Мужчина в коридоре остановился, руки его плетями повисли по бокам туловища.
— Но ведь врач сказала, что всё хорошо… Что… Она только что сказала, что родился ребенок! — твердил он, глядя на медсестру, стоящую перед ним.
— Да, но нужно понаблюдать его, он в реанимации.
— Почему! Врач сказала, она обещала!
Аня же сказала ему, что все в порядке, что волноваться не о чем! Соврала?..
… Аня наскоро переоделась, собрала волосы в тугой пучок и, улыбнувшись себе в зеркало, направилась наверх.
— Серова! Серова, подойди ко мне! — услышала она голос Ольги Олеговны.
Аня остановилась перед начальницей. Та была бледна, на лбу выступили капельки пота. Губы неуверенно выговаривали слова, как будто заплетались.
— Да, Ольга Олеговна! Я переоделась. А что, там уже всё закончилось?

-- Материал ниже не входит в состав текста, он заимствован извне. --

template <int TA, int TB, int WA, int WB, bool MASK, int NP>
__device__ __forceinline__ void wgrad_split_body(const WgradSplitParams &p, const int block) {
    constexpr int Nt = 32 * TA * WA, Kt = 32 * TB * WB, NT = 64 * WA * WB;
    constexpr int UNITS = Nt + Kt;
    constexpr int UQ = (UNITS + NT - 1) / NT;
    constexpr int SG = Nt / 4 + 4, SX = Kt / 4 + 4;
    constexpr int PART_G = NP * 2 * 4 * SG * 4, PART_X = NP * 2 * 4 * SX * 4;
    extern __shared__ __attribute__((aligned(16))) char ws_smem[];
    unsigned *sbuf = reinterpret_cast<unsigned *>(ws_smem);

    const int tid = threadIdx.x, lane = tid & 63, wave = tid >> 6;
    const int il = lane & 31, h = lane >> 5;
    const int wa = wave / WB, wb = wave % WB;
    const int nslabs = p.nslab_n * p.nslab_k;
    int slab, split;
    if ((p.msplit & 7) == 0) {
        const int xcd = block & 7, j = block >> 3;
        slab = j % nslabs;
        split = (j / nslabs) * 8 + xcd;
    } else {
        slab = block % nslabs;
        split = block / nslabs;
    }
    const int slab_n = slab / p.nslab_k, slab_k = slab % p.nslab_k;
    const int n0 = slab_n * Nt, k0 = slab_k * Kt;
    const long long r_begin = (p.n_chunks * split / p.msplit) * 32;
    long long r_end = (p.n_chunks * (split + 1) / p.msplit) * 32;
    if (r_end > p.M) r_end = p.M;
    const long long n_stage = (r_end - r_begin + kWsRows - 1) / kWsRows;
    const bool write_back = MASK && p.gm != nullptr && slab_k == 0;

    ws_f32x16 acc[TA][TB];
#pragma unroll
    for (int t = 0; t < TA; ++t)
#pragma unroll
        for (int u = 0; u < TB; ++u)
#pragma unroll
            for (int r = 0; r < 16; ++r) acc[t][u][r] = 0.0f;

    ws_f32x4 rv0[UQ][4], rv1[UQ][4], ry[MASK ? UQ : 1][4];
    int ue[NP == 2 ? UQ : 1][4];
#pragma unroll
    for (int q = 0; q < (NP == 2 ? UQ : 0); ++q) {
        const int u = tid + q * NT;
        const bool isg = u < Nt;
        const int idx = isg ? u : u - Nt, W = isg ? Nt : Kt;
        const int cq = idx % (W / 4);
        const unsigned *mxp = isg ? p.g_max : p.x_max;
        const int c0 = isg ? n0 : k0;
#pragma unroll
        for (int cc = 0; cc < 4; ++cc)
            ue[q][cc] = (mxp && ((UNITS % NT == 0) || u < UNITS)) ? ws_exp_of_bits(mxp[c0 + 4 * cq + cc]) : 0;
    }
    const long long n_full = (r_end - r_begin) / kWsRows;
    const float *cur[UQ][4];
    const float *ycur[MASK ? UQ : 1][4];
    size_t step16[UQ];
#pragma unroll
    for (int q = 0; q < UQ; ++q) {
        const int u = tid + q * NT;
        const bool live = (UNITS % NT == 0) || u < UNITS;
        const bool isg = u < Nt;
        const int idx = live ? (isg ? u : u - Nt) : 0, W = isg ? Nt : Kt;
        const int cq = idx % (W / 4), rq = idx / (W / 4);
        const int ld = isg ? p.N : p.K, c0 = isg ? n0 : k0;
        step16[q] = (size_t)kWsRows * ld;
#pragma unroll
        for (int j = 0; j < 4; ++j) {
            const size_t off = (size_t)(r_begin + 4 * rq + j) * ld + c0 + 4 * cq;
            cur[q][j] = (isg ? p.g : p.x) + off;
            if (MASK) ycur[q][j] = p.y + (isg ? off : (size_t)0);
        }
    }
    auto fetch_tail = [&](long long stage, ws_f32x4 (&rv)[UQ][4]) {
        const long long row0 = r_begin + stage * kWsRows;
#pragma unroll
        for (int q = 0; q < UQ; ++q) {
            const int u = tid + q * NT;
            const bool live = (UNITS % NT == 0) || u < UNITS;
            const bool isg = u < Nt;
            const int idx = live ? (isg ? u : u - Nt) : 0, W = isg ? Nt : Kt;
            const int cq = idx % (W / 4), rq = idx / (W / 4);
            const float *base = isg ? p.g : p.x;
            const int ld = isg ? p.N : p.K, c0 = isg ? n0 : k0;
#pragma unroll
            for (int j = 0; j < 4; ++j) {
                const long long row = row0 + 4 * rq + j;
                const bool ok = live && row < r_end;
                const size_t off = (size_t)(ok ? row : 0) * ld + c0 + 4 * cq;
                rv[q][j] = ok ? *reinterpret_cast<const ws_f32x4 *>(base + off) : ws_f32x4{0.f, 0.f, 0.f, 0.f};
                if (MASK) ry[q][j] = (ok && isg) ? *reinterpret_cast<const ws_f32x4 *>(p.y + off) : ws_f32x4{1.f, 1.f, 1.f, 1.f};
            }
        }
    };
    auto fetch = [&](long long stage, ws_f32x4 (&rv)[UQ][4]) {
        if (stage >= n_full) {
            fetch_tail(stage, rv);
            return;
        }
#pragma unroll
        for (int q = 0; q < UQ; ++q) {
            const int u = tid + q * NT;
            const bool live = (UNITS % NT == 0) || u < UNITS;
            const bool isg = u < Nt;
#pragma unroll
            for (int j = 0; j < 4; ++j) {
                if constexpr ((WS_PROBE & 2) != 0) {
                    rv[q][j] = ws_f32x4{1.f + (float)stage, 2.f, 3.f, 4.f};
                    if (MASK) ry[q][j] = ws_f32x4{1.f, 1.f, 1.f, 1.f};
                } else {
                    const ws_f32x4 v = *reinterpret_cast<const ws_f32x4 *>(cur[q][j]);
                    rv[q][j] = live ? v : ws_f32x4{0.f, 0.f, 0.f, 0.f};
                    if (MASK) {
                        const ws_f32x4 yv = *reinterpret_cast<const ws_f32x4 *>(ycur[q][j]);
                        ry[q][j] = (live && isg) ? yv : ws_f32x4{1.f, 1.f, 1.f, 1.f};
                    }
                }
                cur[q][j] += step16[q];
                if (MASK && isg) ycur[q][j] += step16[q];
            }
        }
    };
    auto stash = [&](long long stage, int buf, ws_f32x4 (&rv)[UQ][4]) {
        const long long row0 = r_begin + stage * kWsRows;
        unsigned *dst = sbuf + buf * (PART_G + PART_X);
        if (WS_PROBE & 1) return;
#pragma unroll
        for (int q = 0; q < UQ; ++q) {
            const int u = tid + q * NT;
            if (UNITS % NT != 0 && u >= UNITS) continue;
            const bool isg = u < Nt;
            const int idx = isg ? u : u - Nt, W = isg ? Nt : Kt;
            const int cq = idx % (W / 4), rq = idx / (W / 4);
            if (MASK && isg) {
#pragma unroll
                for (int j = 0; j < 4; ++j) {
                    rv[q][j].x = ry[q][j].x <= 0.0f ? 0.0f : rv[q][j].x;
                    rv[q][j].y = ry[q][j].y <= 0.0f ? 0.0f : rv[q][j].y;
                    rv[q][j].z = ry[q][j].z <= 0.0f ? 0.0f : rv[q][j].z;
                    rv[q][j].w = ry[q][j].w <= 0.0f ? 0.0f : rv[q][j].w;
                }
                if (write_back) {
#pragma unroll
                    for (int j = 0; j < 4; ++j) {
                        const long long row = row0 + 4 * rq + j;
                        if (row < r_end) *reinterpret_cast<ws_f32x4 *>(p.gm + (size_t)row * p.N + n0 + 4 * cq) = rv[q][j];
                    }
                }
            }
            unsigned *part = dst + (isg ? 0 : PART_G);
            const int oct = rq >> 1, half = rq & 1, S4 = 4 * (isg ? SG : SX);
#pragma unroll
            for (int cc = 0; cc < 4; ++cc) {
                unsigned h01, m01, l01 = 0u, h23, m23, l23 = 0u;
                if constexpr (NP == 2) {
                    ws_split2_f16(ldexpf(rv[q][0][cc], -ue[q][cc]), ldexpf(rv[q][1][cc], -ue[q][cc]), h01, m01);
                    ws_split2_f16(ldexpf(rv[q][2][cc], -ue[q][cc]), ldexpf(rv[q][3][cc], -ue[q][cc]), h23, m23);
                } else {
                    ws_split2(rv[q][0][cc], rv[q][1][cc], h01, m01, l01);
                    ws_split2(rv[q][2][cc], rv[q][3][cc], h23, m23, l23);
                }
                const int pos = cc * (S4 / 4) + cq;
                *reinterpret_cast<ws_u32x2 *>(part + ((0 * 2 + oct) * S4 + pos) * 4 + 2 * half) = ws_u32x2{h01, h23};
                *reinterpret_cast<ws_u32x2 *>(part + ((1 * 2 + oct) * S4 + pos) * 4 + 2 * half) = ws_u32x2{m01, m23};
                if (NP == 3) *reinterpret_cast<ws_u32x2 *>(part + ((2 * 2 + oct) * S4 + pos) * 4 + 2 * half) = ws_u32x2{l01, l23};
            }
        }
    };

    const bool stage_first = wave < (WA * WB) / 2;
    auto multiply = [&](int buf) {
        const ws_bf16x8 *gA = reinterpret_cast<const ws_bf16x8 *>(sbuf + buf * (PART_G + PART_X));
        const ws_bf16x8 *xB = reinterpret_cast<const ws_bf16x8 *>(sbuf + buf * (PART_G + PART_X) + PART_G);
        ws_bf16x8 a[TA][NP], b[TB][NP];
#pragma unroll
        for (int t = 0; t < TA; ++t)
#pragma unroll
            for (int pc = 0; pc < NP; ++pc)
                a[t][pc] = (WS_PROBE & 8) ? ws_bf16x8{(__bf16)(float)(t + buf), 1, 2, 3, 4, 5, 6, 7}
                                          : gA[(pc * 2 + h) * (4 * SG) + (il & 3) * SG + ((wa * 32 * TA + 32 * t + il) >> 2)];
#pragma unroll
        for (int u = 0; u < TB; ++u)
#pragma unroll
            for (int pc = 0; pc < NP; ++pc)
                b[u][pc] = (WS_PROBE & 8) ? ws_bf16x8{(__bf16)(float)(u + buf), 1, 2, 3, 4, 5, 6, 7}
                                          : xB[(pc * 2 + h) * (4 * SX) + (il & 3) * SX + ((wb * 32 * TB + 32 * u + il) >> 2)];
#pragma unroll
        for (int t = 0; t < TA; ++t)
#pragma unroll
            for (int u = 0; u < TB; ++u) {
                ws_f32x16 c16 = acc[t][u];
                if constexpr ((WS_PROBE & 4) != 0) {
                    c16[0] += (float)a[t][0][0] + (float)b[u][0][1] + (float)a[t][NP - 1][2] + (float)b[u][NP - 1][3];
                } else if constexpr (NP == 2) {
                    c16 = __builtin_amdgcn_mfma_f32_32x32x16_f16(__builtin_bit_cast(ws_f16x8, a[t][1]), __builtin_bit_cast(ws_f16x8, b[u][0]), c16, 0, 0, 0);
                    c16 = __builtin_amdgcn_mfma_f32_32x32x16_f16(__builtin_bit_cast(ws_f16x8, a[t][0]), __builtin_bit_cast(ws_f16x8, b[u][1]), c16, 0, 0, 0);
                    c16 = __builtin_amdgcn_mfma_f32_32x32x16_f16(__builtin_bit_cast(ws_f16x8, a[t][0]), __builtin_bit_cast(ws_f16x8, b[u][0]), c16, 0, 0, 0);
                } else {
                    c16 = __builtin_amdgcn_mfma_f32_32x32x16_bf16(a[t][1], b[u][1], c16, 0, 0, 0);
                    c16 = __builtin_amdgcn_mfma_f32_32x32x16_bf16(a[t][NP - 1], b[u][0], c16, 0, 0, 0);
                    c16 = __builtin_amdgcn_mfma_f32_32x32x16_bf16(a[t][0], b[u][NP - 1], c16, 0, 0, 0);
                    c16 = __builtin_amdgcn_mfma_f32_32x32x16_bf16(a[t][1], b[u][0], c16, 0, 0, 0);
                    c16 = __builtin_amdgcn_mfma_f32_32x32x16_bf16(a[t][0], b[u][1], c16, 0, 0, 0);
                    c16 = __builtin_amdgcn_mfma_f32_32x32x16_bf16(a[t][0], b[u][0], c16, 0, 0, 0);
                }
                acc[t][u] = c16;
            }
    };
    constexpr bool kTwoSets = !MASK && UQ == 1 && WS_PROBE == 0;
    if constexpr (!kTwoSets) {
        if (n_stage > 0) {
            fetch(0, rv0);
            stash(0, 0, rv0);
            if (n_stage > 1) fetch(1, rv0);
        }
        __syncthreads();
        for (long long c = 0; c < n_stage; ++c) {
            const int buf = (int)(c & 1);
            if (stage_first) {
                if (c + 1 < n_stage) stash(c + 1, buf ^ 1, rv0);
                if (c + 2 < n_stage) fetch(c + 2, rv0);
            }
            multiply(buf);
            if (!stage_first) {
                if (c + 1 < n_stage) stash(c + 1, buf ^ 1, rv0);
                if (c + 2 < n_stage) fetch(c + 2, rv0);
            }
            if (!(WS_PROBE & 16)) __syncthreads();
        }
    } else {
        auto load_set = [&](ws_f32x4 (&r)[UQ][4]) {
#pragma unroll
            for (int j = 0; j < 4; ++j) {
                r[0][j] = ws_load4(cur[0][j]);
                cur[0][j] += step16[0];
            }
        };
        long long c = 0;
        if (n_full >= 5) {
            load_set(rv0);
            load_set(rv1);
            ws_await<4>(rv0[0]);
            stash(0, 0, rv0);
            load_set(rv0);
            __syncthreads();
            if (stage_first) {
                for (; c + 4 < n_full; c += 2) {
                    ws_await<4>(rv1[0]);
                    stash(c + 1, 1, rv1);
                    load_set(rv1);
                    multiply(0);
                    __syncthreads();
                    ws_await<4>(rv0[0]);
                    stash(c + 2, 0, rv0);
                    load_set(rv0);
                    multiply(1);
                    __syncthreads();
                }
                ws_await<0>(rv1[0]);
                ws_await<0>(rv0[0]);
            } else {
                for (; c + 4 < n_full; c += 2) {
                    multiply(0);
                    ws_await<4>(rv1[0]);
                    stash(c + 1, 1, rv1);
                    load_set(rv1);
                    __syncthreads();
                    multiply(1);
                    ws_await<4>(rv0[0]);
                    stash(c + 2, 0, rv0);
                    load_set(rv0);
                    __syncthreads();
                }
                ws_await<0>(rv1[0]);
                ws_await<0>(rv0[0]);
            }
        } else {
            if (n_stage > 0) fetch(0, rv0);
            if (n_stage > 1) fetch(1, rv1);
            if (n_stage > 0) stash(0, 0, rv0);
            if (n_stage > 2) fetch(2, rv0);
            __syncthreads();
        }
        for (; c < n_stage; c += 2) {
            if (stage_first) {
                if (c + 1 < n_stage) stash(c + 1, 1, rv1);
                if (c + 3 < n_stage) fetch(c + 3, rv1);
            }
            multiply(0);
            if (!stage_first) {
                if (c + 1 < n_stage) stash(c + 1, 1, rv1);
                if (c + 3 < n_stage) fetch(c + 3, rv1);
            }
            __syncthreads();
            if (c + 1 >= n_stage) break;
            if (stage_first) {
                if (c + 2 < n_stage) stash(c + 2, 0, rv0);
                if (c + 4 < n_stage) fetch(c + 4, rv0);
            }
            multiply(1);
            if (!stage_first) {
                if (c + 2 < n_stage) stash(c + 2, 0, rv0);
                if (c + 4 < n_stage) fetch(c + 4, rv0);
            }
            __syncthreads();
        }
    }

    float *dst = p.out + (size_t)split * p.N * p.K;
    int ek[TB];
#pragma unroll
    for (int u = 0; u < TB; ++u) ek[u] = (NP == 2 && p.x_max) ? ws_exp_of_bits(p.x_max[k0 + wb * 32 * TB + 32 * u + il]) : 0;
    typedef unsigned ws_u32x4 __attribute__((ext_vector_type(4)));
    ws_u32x4 gb[TA][4];
#pragma unroll
    for (int t = 0; t < TA; ++t)
#pragma unroll
        for (int g4 = 0; g4 < 4; ++g4)
            gb[t][g4] = (NP == 2 && p.g_max) ? *reinterpret_cast<const ws_u32x4 *>(p.g_max + n0 + wa * 32 * TA + 32 * t + 8 * g4 + 4 * h)
                                             : ws_u32x4{0u, 0u, 0u, 0u};
#pragma unroll
    for (int t = 0; t < TA; ++t) {
#pragma unroll
        for (int u = 0; u < TB; ++u)
#pragma unroll
            for (int r = 0; r < 16; ++r) {
                const int n = n0 + wa * 32 * TA + 32 * t + 8 * (r >> 2) + 4 * h + (r & 3);
                const int k = k0 + wb * 32 * TB + 32 * u + il;
                float v = acc[t][u][r];
                if constexpr (NP == 2) v = ldexpf(v, ws_exp_of_bits(gb[t][r >> 2][r & 3]) + ek[u]);
                dst[(size_t)n * p.K + k] = v;
            }
    }
}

— Слушай меня внимательно, Серова! — Ольга схватила девушку за руку и притянула к себе. — Это она, это сама Назарова выронила ребенка. Слышишь, не я, а Назарова. Если скажешь, как было на самом деле, вылетишь из института, ты никогда больше не сможешь работать в медицине, поняла?
Аня вытаращилась на заведующую.
— А вы уронили ребенка? — в ужасе переспросила она.
Цветкова злобно прошипела:
— Нет, я же тебе сказала, во всем виновата сама Назарова! Это она! Она криворукая! Она!
Ольгу трясло, она уже не могла говорить тихо, слова гулко разносились по лестнице, усиливаясь эхом.
Она столько достигла! Из рядового врача Ольга выбилась в люди, заняла высокий пост. За роды под ее наблюдением люди платили большие деньги, на консультацию к ней приезжали из других городов, запись была на месяц вперед.
И Ольга Олеговна держалась за свою работу, за должность, за то, что была всем нужна, с ней советовались врачи из других клиник… Кроме этого у нее и не было ничего…
— Ты поняла меня? Назарова сама уронила!
— Ольга Олеговна, — отступив на шаг, нахмурилась Аня. — В родзале же камеры. Так что не волнуйтесь, если что, там всё будет видно!
— Камеры не работают уже три дня, –— процедила сквозь зубы заведующая. —Меняют систему по всему роддому. — Ты скажешь, что я тебе сейчас велела?
— Но Ольга Олеговна, дело в том, что меня там не было, когда Настя родила! Она же меня прогнала, вы забыли?
Ольга вскинула на практикантку удивленные глаза.
— Не было? — повторила она эхом. — Тебя там не было…
Да… Она стала многое забывать последнее время. Так, по мелочам, ничего страшного, то квартиру оставляла раскрытой, то ставила на плиту суп, а потом прибегала, почувствовав запах пригоревшей еды. Иногда забывала на улице, куда идет, но потом сосредотачивалась, память возвращалась.
Как же она забыла, что Аньки–то этой не было?
Аня была дочкой Ольгиной знакомой еще по институту, Лены.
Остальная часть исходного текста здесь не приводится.